Stickman Graphics
- Type: Private Company
- Genre: Graphic novels
- Founded: Brooklyn, NY, USA (1989)
- Founder: Kevin Tinsley
- Headquarters: Brooklyn, NY, United States
- Website: stickmangraphics.com

= Stickman Graphics =

American publisher

Stickman Graphics is an American publisher of graphic novels, prose fiction and how-to books.
The company is currently located in the Borough of Brooklyn in New York City.

==Company history==

Stickman Graphics was founded by Kevin Tinsley as a graphic arts production studio servicing the publishing and comic book industries. As a result of an extensive period assisting in the digital transition of Marvel Comics’ production department, Tinsley published Digital Prepress for Comic Books in 1999.
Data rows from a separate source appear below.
@@ -601,10 +826,19 @@
     if ((threadIdx.x & 63) == 0 && r) atomicMax(max_rec, r);
   }
 }
-__global__ __launch_bounds__(256) void k_split_gather(const bk_split *__restrict__ in, const uint32_t *__restrict__ perm, uint64_t n, bk_split *__restrict__ out)
+__global__ __launch_bounds__(256) void k_split_gather(const bk_split *__restrict__ in, const uint32_t *__restrict__ perm, uint64_t n, bk_split *__restrict__ out,
+                                                      unsigned long long *__restrict__ tkey)
 {
   uint64_t i = (uint64_t) blockIdx.x * blockDim.x + threadIdx.x;
-  if (i < n) out[i] = in[perm[i]];
+  if (i >= n) return;
+  const bk_split s = in[perm[i]];
+  out[i] = s;
+  tkey[i] = rec_key(s.tid, (long long) s.pos);
+}
+__global__ __launch_bounds__(256) void k_split_poskeys(const bk_split *__restrict__ sp, uint64_t n, unsigned long long *__restrict__ tkey)
+{
+  uint64_t i = (uint64_t) blockIdx.x * blockDim.x + threadIdx.x;
+  if (i < n) tkey[i] = rec_key(sp[i].tid, (long long) sp[i].pos);
 }
 }
 
@@ -633,7 +867,7 @@
   uint64_t *ks;
   uint32_t *vs;
   prims::radix_sort_pairs(key, val, n, 0, rec_bits, b.radix, st, &ks, &vs);
-  hipLaunchKernelGGL(k_split_gather, dim3(nb(n)), dim3(256), 0, st, unsorted, vs, n, sorted);
+  hipLaunchKernelGGL(k_split_gather, dim3(nb(n)), dim3(256), 0, st, unsorted, vs, n, sorted, b.tkey.as<unsigned long long>(n + 1));
 }
 
 uint64_t cluster_summary(const bk_pair *pairs, const uint32_t *idx, const uint32_t *gof, const uint32_t *cl, uint64_t n, uint32_t ng, const uint32_t *gkey,
@@ -694,25 +928,44 @@
 }
 static RecView sampled(const RecView &r, BpBufs &b, hipStream_t st) { return rec_sampled(r, b.samp, st); }
 
+static uint32_t *bp_cov_phase(const RecView &r, const bk_cluster *cl, uint64_t ncl, double w, int maxspan, const BpWork *skip, bool keep_lb, BpBufs &b, hipStream_t st)
+{
+  uint32_t *cov = b.cov.as<uint32_t>(2 * ncl + 2);
+  unsigned long long *lb = keep_lb ? b.lb.as<unsigned long long>(2 * ncl + 2) : nullptr;
+  if (ncl) hipLaunchKernelGGL(k_bp_cov, dim3(cdiv(ncl, 4)), dim3(256), 0, st, r, cl, (uint32_t) ncl, (int) w, maxspan, skip, cov, lb);
+  return cov;
+}
 uint32_t *bp_cov_partial(const RecView &r0, const bk_cluster *cl, uint64_t ncl, double w, int maxspan, BpBufs &b, hipStream_t st)
 {
-  const RecView r = sampled(r0, b, st);
-  uint32_t *cov = b.cov.as<uint32_t>(2 * ncl + 2);
-  if (ncl) hipLaunchKernelGGL(k_bp_cov, dim3(cdiv(ncl, 4)), dim3(256), 0, st, r, cl, (uint32_t) ncl, (int) w, maxspan, cov);
-  return cov;
-}
-
-void bp_vote(const bk_split *sp, uint64_t nsp, bk_cluster *cl, uint64_t ncl, double w, int maxspan, const uint32_t *cov, const int32_t *hdr_id, BpBufs &b, hipStream_t st)
+  return bp_cov_phase(sampled(r0, b, st), cl, ncl, w, maxspan, nullptr, false, b, st);
+}
+
+static const BpWork *bp_evidence(const bk_split *sp, const unsigned long long *tkey, uint64_t nsp, const bk_cluster *cl, uint64_t ncl, double w, int maxspan, BpBufs &b,
+                                 hipStream_t st)
+{
+  if (ncl > 0x7FFFFFFFull) throw bk_error(BK_ERR_LIMIT, "too many clusters");
+  BpWork *work = b.work.as<BpWork>(ncl + 1);
+  if (ncl == 0) return work;
+  if (!tkey)
+  {
+    unsigned long long *t = b.tkey_tmp.as<unsigned long long>(nsp + 1);
+    hipLaunchKernelGGL(k_split_poskeys, dim3(nb(nsp)), dim3(256), 0, st, sp, nsp, t);
+    tkey = t;
+  }
+  hipLaunchKernelGGL(k_bp_ev, dim3(cdiv(ncl, 4)), dim3(256), 0, st, sp, tkey, nsp, cl, (uint32_t) ncl, (int) w, maxspan, work);
+  return work;
+}
+
+static void bp_vote_phase(const bk_split *sp, uint64_t nsp, bk_cluster *cl, uint64_t ncl, double w, const uint32_t *cov, const int32_t *hdr_id, BpBufs &b, hipStream_t st)
 {
   uint32_t *voted = b.voted.as<uint32_t>(ncl + 1);
   if (ncl == 0) return;
-  if (ncl > 0x7FFFFFFFull) throw bk_error(BK_ERR_LIMIT, "too many clusters");
   const int wi = (int) w;
-  BpWork *work = b.work.as<BpWork>(ncl);
+  BpWork *work = b.work.get<BpWork>();
   uint32_t *nmatch = b.nmatch.as<uint32_t>(ncl + 1), *moff = b.moff.as<uint32_t>(ncl + 1);
   uint32_t *err = b.err.as<uint32_t>(4);
   HIP_CHECK(hipMemsetAsync(err, 0, 16, st));
-  hipLaunchKernelGGL(k_bp_regions, dim3(cdiv(ncl, 4)), dim3(256), 0, st, sp, nsp, cl, (uint32_t) ncl, wi, maxspan, cov, work, nmatch, err);
+  hipLaunchKernelGGL(k_bp_match, dim3(cdiv(ncl, 4)), dim3(256), 0, st, sp, cl, (uint32_t) ncl, wi, cov, work, nmatch, err);
   prims::exclusive_scan<uint32_t>(nmatch, moff, ncl, b.scan_tmp, st);
   uint32_t host[2] = {0, 0};
   HIP_CHECK(hipMemcpyAsync(&host[0], moff + ncl, 4, hipMemcpyDeviceToHost, st));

After the initial success of this timely how-to book, Stickman Graphics transitioned into a publishing business model, and began publishing first-run graphic novel titles. In 2008, it attempted to broaden its market base by releasing an urban-fantasy prose novel called Fruit of the Poisonous Vine, based upon its Stonehaven series of graphic novels.

==Publications==

Softcover to Digital Prepress for Comic Books

- Digital Prepress for Comic Books
How-to/self-publishing

Released: 1999

softcover ISBN 0-9675423-0-8

Digital Prepress for Comic Books was published in November 1999. This professional level how-to book has a narrow focus on pre-production techniques geared specifically for printing comic artwork on an offset press. The basics of digital coloring and lettering are covered with an emphasis on trapping given the necessity of performing such production techniques simultaneously with the creative process of computer coloring and lettering.
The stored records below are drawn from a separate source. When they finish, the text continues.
#define CUDA_TRY(expr)                                                                                   \
    do {                                                                                                 \
        cudaError_t e__ = (expr);                                                                        \
        if (e__ != cudaSuccess) {                                                                        \
            snprintf(g_cuda_err, sizeof(g_cuda_err), "%s failed: %s (%s:%d)", #expr, cudaGetErrorString(e__), \
                     __FILE__, __LINE__);                                                                \
            return (int)e__ ? (int)e__ : -1;                                                             \
        }                                                                                                \
// ... 216 lines not shown
        if (code) {
            report(status, tag, idx[k], code);
            continue;
        }
        src[k] = s;
        nbytes[k] = count[k] * vp[k]->row_bytes;
    }
}

__device__ __forceinline__ int64_t warp_incl_scan(int64_t v, int lane) {
#pragma unroll
    for (int d = 1; d < 32; d <<= 1) {
        int64_t o = __shfl_up_sync(0xffffffffu, v, d);
        if (lane >= d) v += o;
    }
    return v;
}
__device__ __forceinline__ int64_t warp_sum(int64_t v) {
#pragma unroll
    for (int d = 16; d > 0; d >>= 1) v += __shfl_xor_sync(0xffffffffu, v, d);
    return v;
}

struct GatherArgs {
    ddsk_var_t var;
    const int64_t *starts;
    int64_t count;
    const uint64_t *req_src;
    const int64_t *req_dst;
    const uint32_t *seg_tab;
    PlanSrc plan;
    int64_t *total_out;
    int64_t nreq;
    char *dst;
    int64_t dst_cap;
    int64_t *offsets_out;
    unsigned long long *status;
    unsigned long long status_tag;
    unsigned int *counters;
    union {
        struct {
            char *mdst[DDSK_MAX_MULTI];
            int64_t mcap[DDSK_MAX_MULTI];
            int64_t *moffsets[DDSK_MAX_MULTI];
        };
        struct {
            int64_t pad_slot;
            uint64_t pad_bits;
            int pad_log2, pad_in_log2, pad_out_log2;
            int64_t *pad_lengths;
        };
    };
    int min_seg_chunks;
    int overlap, skip_wait;
    int wait1_valid, wait2_valid;
    unsigned int seq;
    unsigned int *ovl;
    int wait_plan;
    unsigned long long *plan_word;
    int64_t plan_tiles;
    unsigned int *tickets;
    unsigned long long *host_mirror;
    unsigned long long *dbg;
    const ddsk_push_t *push;
    int64_t push_nreq;
    unsigned long long push_step;
};

constexpr int64_t SEG_GRAIN = 16384;

struct Piece {
    uint64_t src;
    int64_t dpos;
    uint32_t n;
    uint32_t off;
};

template <int PCAP>
struct PlanView {
    uint32_t src_s, dst_s;
    __device__ __forceinline__ uint64_t s(int64_t i) const { return lds64(src_s + (uint32_t)i * 8u); }
    __device__ __forceinline__ int64_t d(int64_t i) const { return (int64_t)lds32(dst_s + (uint32_t)i * 4u); }
};
template <>
struct PlanView<0> {
    const uint64_t *src;
    const int64_t *dst;
    const uint32_t *seg_tab;
    __device__ __forceinline__ uint64_t s(int64_t i) const { return __ldcg(&src[i]); }
    __device__ __forceinline__ int64_t d(int64_t i) const { return __ldcg(&dst[i]); }
};

__device__ __forceinline__ void pad_lookup(const GatherArgs &a, int64_t idx, uint64_t &src, int64_t &payload) {
    const int64_t ix[1] = {idx};
    uint64_t s[1];
    int64_t nbytes[1];
    plan_many<1>(a.var, a.plan, ix, a.nreq, a.status, a.status_tag, s, nbytes);
    src = s[0];
    payload = min(nbytes[0], a.pad_slot);
}

__device__ __forceinline__ uint4 pad_pattern(uint64_t bits, int el) {
    uint32_t lo, hi;
    if (el == 0) lo = hi = (uint32_t)(bits & 0xFFu) * 0x01010101u;
    else if (el == 1) lo = hi = (uint32_t)(bits & 0xFFFFu) * 0x00010001u;
    else if (el == 2) lo = hi = (uint32_t)bits;
// ... 849 lines not shown
                over |= endv - vbase[v] > a.mcap[v];
            }
        if (PCAP > 0) over |= w.T > 0xFFFFFFFFll;
        if constexpr (CVT) {
            w.valign = true;
#pragma unroll
            for (int v = 0; v < DDSK_MAX_MULTI; v++) w.vb[v] = vbase[v];
        }
    }
    auto dst_of = [&](int64_t dpos) -> char * {
        if (FIXED && push) {
            int p = 0;
            for (int k = 1; k < w.push_n; k++)
                if (dpos >= push_rbase[k] * w.nb) p = k;
            return (char *)push_win[p] + push_dst_off + (dpos - push_rbase[p] * w.nb);
        }
        if (!multi) return a.dst + dpos;
        int64_t b = vbase[0];
        char *d = a.mdst[0];
#pragma unroll
        for (int k = 1; k < DDSK_MAX_MULTI; k++)
            if (dpos >= vbase[k]) {
                b = vbase[k];
                d = a.mdst[k];
            }
        return d + (dpos - b);
    };
    auto out_of = [&](int64_t dpos, int &code, uint32_t &lut) -> char * {
        if constexpr (CVT) {
            if (!multi) {
                code = code0;
                lut = lut_s + (uint32_t)c.lut_off[0];
                return a.dst + cvt_scale<NORM>(dpos, code0);
            }
            int64_t b = vbase[0];
            char *d = a.mdst[0];
            int cd = c.code[0], lo = c.lut_off[0];
#pragma unroll
            for (int k = 1; k < DDSK_MAX_MULTI; k++)
                if (dpos >= vbase[k]) {
                    b = vbase[k];
                    d = a.mdst[k];
                    cd = c.code[k];
                    lo = c.lut_off[k];
                }
            code = cd;
            lut = lut_s + (uint32_t)lo;
            return d + cvt_scale<NORM>(dpos - b, cd);
        } else {
            return nullptr;
        }
    };
    {
        if constexpr (PAD) {
            w.seg_bytes = ddsk_fixed_seg_bytes(w.T, w.nb, nwarps, a.min_seg_chunks, CH);
        } else {
        int64_t target = w.T / (nwarps * 8);
        const int64_t unit = (!FIXED && PCAP == 0) ? SEG_GRAIN : (int64_t)CH;
        target = max((int64_t)a.min_seg_chunks * CH, min(target, (int64_t)1 << 20));
        target = max(target, unit);
        if (FIXED && w.nb > 0 && w.nb <= target)
            w.seg_bytes = (target / w.nb) * w.nb;
        else
            w.seg_bytes = (target / unit) * unit;
        }
        w.nseg = w.T > 0 ? (w.T + w.seg_bytes - 1) / w.seg_bytes : 0;
    }
    if (over) {
        if (gwarp == 0 && lane == 0) report(a.status, a.status_tag, a.nreq, DDSK_CODE_CAPACITY);
        w.nseg = 0;
    }

    if (FIXED && !PAD && !push && (w.nb <= 0 || over)) {
        for (int64_t i = gwarp * 32 + lane; i < a.nreq; i += nwarps * 32) {
            uint64_t s;
            int code = dev_locate(a.var, a.starts[i], a.count, &s);
            if (code) report(a.status, a.status_tag, i, code);
        }
    }

    const uint32_t ring = smem_u32(smem_dyn) + (uint32_t)warp * (uint32_t)(S * STAGE);

    uint32_t issued = 0, consumed = 0;
    bool more = w.nseg > 0;
    while (true) {
        while (more && issued - consumed < (uint32_t)(S - 1)) {
            Piece pc;
            const uint32_t total = w.template next_group<STAGE>(a, lane, pc, pass_gate);
            if (total == 0) {
                more = false;
                break;
            }
            const uint32_t st = issued % S;
            const uint32_t bar = smem_u32(&full_bar[warp][st]);
            bulk_wait_read<1>();
            if (lane == 0) mbar_expect_tx(bar, total);
            __syncwarp();
            const uint32_t al = (uint32_t)(pc.src & 15u);
            desc[warp][st][lane].dpos = pc.dpos;
            desc[warp][st][lane].n = pc.n;
            desc[warp][st][lane].pack = pc.off | (al << 16);
            if (pc.n)
                tma_load_1d(ring + st * STAGE + pc.off, (const void *)(pc.src - al), (al + pc.n + 15u) & ~15u, bar);
            issued++;
        }
        if (consumed == issued) break;
        const uint32_t st = consumed % S;
        const uint32_t parity = (consumed / S) & 1u;
// ... 27 lines not shown
            const bool direct = my_code == 0 && my_n != 0 && (((uint32_t)(uint64_t)my_dst | my_n | (my_pack >> 16)) & 15u) == 0;
            if (direct) tma_store_1d(my_dst, ring + st * STAGE + (my_pack & 0xffffu), my_n);
            unsigned todo = __ballot_sync(0xffffffffu, my_n != 0 && !direct);
            while (todo) {
                const int j = __ffs(todo) - 1;
                todo &= todo - 1;
                const int64_t dpos = __shfl_sync(0xffffffffu, my_dpos, j);
                const uint32_t n = __shfl_sync(0xffffffffu, my_n, j);
                const uint32_t pk = __shfl_sync(0xffffffffu, my_pack, j);
                int code;
                uint32_t lut;
                char *const d = out_of(dpos, code, lut);
                const uint32_t s0 = ring + st * STAGE + (pk & 0xffffu);
                if constexpr (NORM) {
                    if (DDSK_CVT_IS_NORM(code)) {
                        norm_piece(c, multi, vbase, dpos, code, lut, d, s0 + (pk >> 16), n, lane);
                        continue;
                    }
                }
                switch (code) {
                case DDSK_CVT_F32_BF16: cvt_drain<DDSK_CVT_F32_BF16>(s0 + (pk >> 16), d, n, lut, lane); break;
                case DDSK_CVT_F32_F16: cvt_drain<DDSK_CVT_F32_F16>(s0 + (pk >> 16), d, n, lut, lane); break;
                case DDSK_CVT_F64_F32: cvt_drain<DDSK_CVT_F64_F32>(s0 + (pk >> 16), d, n, lut, lane); break;
                case DDSK_CVT_U8_LUT16: cvt_drain<DDSK_CVT_U8_LUT16>(s0 + (pk >> 16), d, n, lut, lane); break;
                case DDSK_CVT_U8_LUT32: cvt_drain<DDSK_CVT_U8_LUT32>(s0 + (pk >> 16), d, n, lut, lane); break;
                default: drain_chunk<CH>(s0, pk >> 16, d, n, lane); break;
                }
            }
        } else {
        char *const my_dst = dst_of(my_dpos);
        const bool direct = my_n != 0 && (((uint32_t)(uint64_t)my_dst | my_n | (my_pack >> 16)) & 15u) == 0;
        if (direct) tma_store_1d(my_dst, ring + st * STAGE + (my_pack & 0xffffu), my_n);
        unsigned todo = __ballot_sync(0xffffffffu, my_n != 0 && !direct);
        while (todo) {
            const int j = __ffs(todo) - 1;
            todo &= todo - 1;
            const int64_t dpos = __shfl_sync(0xffffffffu, my_dpos, j);
            const uint32_t n = __shfl_sync(0xffffffffu, my_n, j);
            const uint32_t pk = __shfl_sync(0xffffffffu, my_pack, j);
            drain_chunk<CH>(ring + st * STAGE + (pk & 0xffffu), pk >> 16, dst_of(dpos), n, lane);
        }
        }
        bulk_commit();
        __syncwarp();
        consumed++;
    }
    if (a.overlap || (FIXED && push)) {
        bulk_wait_all<0>();
        fence_proxy_async_global();
    } else {
        bulk_wait_read<0>();
    }
    __syncwarp();
    pass_gate();
    if (multi) {
        for (int64_t i = gwarp * 32 + lane; i < a.nreq + a.plan.nvars; i += nwarps * 32) {
            const int v = (int)(i / (a.plan.per_var + 1));
            const int64_t j = i - (int64_t)v * (a.plan.per_var + 1);
            if (v < a.plan.nvars && a.moffsets[v]) {
                const int64_t basev = w.pv.d((int64_t)v * a.plan.per_var);
                int64_t e = (v * a.plan.per_var + j == a.nreq) ? w.T : w.pv.d((int64_t)v * a.plan.per_var + j);
                if constexpr (CVT) a.moffsets[v][j] = cvt_scale<NORM>(e - basev, c.code[v]);
                else a.moffsets[v][j] = e - basev;
            }
        }
        if constexpr (CVT) {
            if (gwarp == 0 && lane == 0 && a.total_out) {
                int64_t t = 0;
#pragma unroll
                for (int v = 0; v < DDSK_MAX_MULTI; v++)
                    if (v < a.plan.nvars) t += cvt_scale<NORM>((v + 1 < a.plan.nvars ? vbase[v + 1] : w.T) - vbase[v], c.code[v]);
                *a.total_out = t;
            }
        }
    }
    if constexpr (PAD) {
        if (a.pad_lengths || w.nb == 0) {
            for (int64_t i = gwarp * 32 + lane; i < a.nreq; i += nwarps * 32) {
                uint64_t src;
                int64_t payload;
                pad_lookup(a, i, src, payload);
                if (a.pad_lengths) a.pad_lengths[i] = payload / a.var.row_bytes;
            }
        }
    }
    if (FIXED && a.offsets_out && !push) {
        if constexpr (CVT) {
            for (int64_t i = gwarp * 32 + lane; i <= a.nreq; i += nwarps * 32) a.offsets_out[i] = cvt_scale<NORM>(i * w.nb, code0);
        } else {
            for (int64_t i = gwarp * 32 + lane; i <= a.nreq; i += nwarps * 32) a.offsets_out[i] = i * w.nb;
        }
    }

    if (a.dbg && lane == 0) atomicMax(&a.dbg[blockIdx.x * 4 + 3], (unsigned long long)globaltimer_ns());
    if (a.overlap) {
        if (lane == 0) {
            __threadfence();
            const unsigned int slot = a.seq & 3u;
            const unsigned int done = atomicAdd(&a.ovl[slot], 1u);
            if (done == (unsigned int)(nwarps - 1)) {
                a.ovl[slot] = 0;
                a.ovl[8 + slot] = 0;
                if (a.wait_plan) a.plan_word[slot] = 0;
                if (a.wait1_valid) spin_until_done(a.ovl, a.seq - 1u, a.status, a.status_tag, a.nreq);
                __threadfence();
                st_release_u32(&a.ovl[4 + slot], a.seq);
            }
        }
    } else if (lane == 0) {
        if (FIXED && push) __threadfence_system(); else __threadfence();
        unsigned int done = atomicAdd(&a.counters[1], 1u);
        if (done == (unsigned int)(nwarps - 1)) {
            a.counters[0] = 0;
            a.counters[1] = 0;
            __threadfence();
            if (FIXED && push) {
                const ddsk_push_t *ps = a.push;
                for (int r = 0; r < ps->nranks; r++)
                    st_release_sys_u64((unsigned long long *)ps->win[r] + 8 + ps->me, a.push_step);
                const unsigned long long *hdr = (const unsigned long long *)ps->win[ps->me];
                const uint64_t t0 = globaltimer_ns();
                for (int r = 0; r < ps->nranks; r++)
                    while (ld_acquire_sys_u64(&hdr[8 + r]) < a.push_step) {
                        __nanosleep(200);
                        if (globaltimer_ns() - t0 > 30000000000ull) {
                            report(a.status, a.status_tag, a.nreq, DDSK_CODE_WATCHDOG);
                            __trap();
                        }
                    }
                const unsigned long long st = *(volatile const unsigned long long *)&hdr[3];
                if (st != DDSK_STATUS_OK) atomicMin(a.status, st | a.status_tag);
            }
            if (a.host_mirror) {
                a.host_mirror[0] = *(volatile unsigned long long *)a.status;
                a.host_mirror[1] = (unsigned long long)w.T;
                __threadfence_system();
            }
        }
    }
}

Hardcover to The Festering Season

- The Festering Season
graphic novel

Released: 2002

softcover ISBN 0-9675423-2-4

hardcover ISBN 0-9675423-1-6

The Festering Season is a graphic novel published in 2002. This graphic novel is a supernatural-mystery about the daughter of a Vodou priestess in New York City as she investigates the murder of her mother. The story is highly polemical and particularly critical of the Giuliani administration. It received positive write ups in the media, including the New York Times and Publishers Weekly.

Stonehaven is a series of graphic novels and prose novels set in a contemporary urban fantasy city of the same name, in which mythical creatures live openly alongside humans. The individual stories tend to be multi-genre (crime thrillers, adventure, mystery) within this fantasy environment and use a rotating ensemble cast of characters.
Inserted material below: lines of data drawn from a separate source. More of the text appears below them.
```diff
@@ -1112,18 +1034,18 @@
     return cus > 0 && B <= cus / 2 && B <= 16 * SM_BMAX16 && level_kernels_admitted();
 }
 size_t small_level_part_floats(int B, int n, int L) { return (size_t)(L > 1 ? L - 1 : 1) * B * n * 4; }
-static int head_grad_entries(const HeadArgs& h) {
-    int tot = 0;
-    for (int i = 0; i < h.n_pred; ++i) tot += h.dims[i + 1] * (h.dims[i] + (h.b_off[i] >= 0 ? 1 : 0));
+long head_grad_entries(const HeadArgs& h) {
+    long tot = 0;
+    for (int i = 0; i < h.n_pred; ++i) tot += (long)h.dims[i + 1] * (h.dims[i] + (h.b_off[i] >= 0 ? 1 : 0));
     return tot;
 }
 size_t small_head_fold_part_floats(const HeadArgs& h) {
     const SmHead z(h);
-    return (size_t)h.B * (z.E > 0 ? z.E : 1) * 4;
+    return (size_t)h.B * (z.hup > 0 ? z.hup : 1);
 }
 bool small_head_fold_fits(int B, int n, const int* dims, int L, bool dadj, const HeadArgs& h) {
-    if (h.n_pred < 1 || h.B != B || (long)head_grad_entries(h) * B >= (1L << 31)) return false;
-    return (small_level_lds_bwd(B, n, dims, L, dadj) + SmHead(h).lds_floats(B)) * sizeof(float) <= 150 * 1024;
+    if (h.n_pred < 1 || h.B != B || head_grad_entries(h) >= (1L << 30)) return false;
+    return (small_level_lds_bwd(B, n, dims, L, dadj) + SmHead(h).lds_floats()) * sizeof(float) <= 150 * 1024;
 }
 
 void small_level_fwd(Seq& q, const SmallLevelIO& io, int B, int n, const int* dims, int L, int add_self, int bn) {
@@ -1187,9 +1109,8 @@
         a.hb = hf->hb;
         a.hlevel = hf->level;
         a.zcol = hf->zcol;
-        a.hpart = hf->part;
-        a.htot = head_grad_entries(hf->hb.h);
-        lds += SmHead(hf->hb.h).lds_floats(B);
+        a.hgrad = hf->part;
+        lds += SmHead(hf->hb.h).lds_floats();
     }
     hipLaunchKernelGGL(k_small_level_bwd, dim3(B), dim3(1024), lds * sizeof(float), q.stream, a);
     q.check_launch("small_level_bwd");
```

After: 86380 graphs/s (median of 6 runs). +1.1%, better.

- Milk Cartons and Dog Biscuits
graphic novel

Released: 2004

softcover ISBN 0-9675423-4-0

hardcover ISBN 0-9675423-3-2

The first book in the series, Milk Cartons and Dog Biscuits (graphic novel, 2004), is an introduction of the city through the eyes of an outsider. It follows a State Ranger (the equivalent of a marshal or state police trooper) from a rural area who travels to the city in search of his runaway daughter. Receiving no assistance from the Municipal Guard (the city police), he hires a disreputable half-elf private detective, named Victor Jardine, to help in his search. Their investigation brings them in conflict with the Chinese mob and a renegade werewolf, while introducing a number of recurring characters and institutions.

- Subterranean Hearts
graphic novel

Released: 2006

softcover ISBN 0-9675423-6-7

hardcover ISBN 0-9675423-5-9

Subterranean Hearts, the second book in the series (graphic novel, 2006), is about an elven magic student attending Stonehaven University who must take a summer job at an extermination company in order to pay her tuition. This company employs magic-users, clerics and ex-military in order to deal with more fantastical pests. An intersecting storyline involves Victor Jardine and mob enforcer Meili Mau (also introduced in first book) coming into conflict over a mentally disturbed teenager. The story culminates with all parties fighting for their lives against trolls in the city’s sewer system.

- Fruit of the Poisonous Vine
prose novel

Released: 2008

ISBN 978-0-9675423-7-9

The third book in the series, Fruit of the Poisonous Vine, is a prose novel (2008). This crime drama focuses on a police investigation of the murder of a barrister in possession of illegal blood donations. This book focuses on several secondary characters from previous titles, as well as introducing several new protagonists to the series. A central theme of the story focuses on the effect of magic and pagan faith healing has had on the medical profession.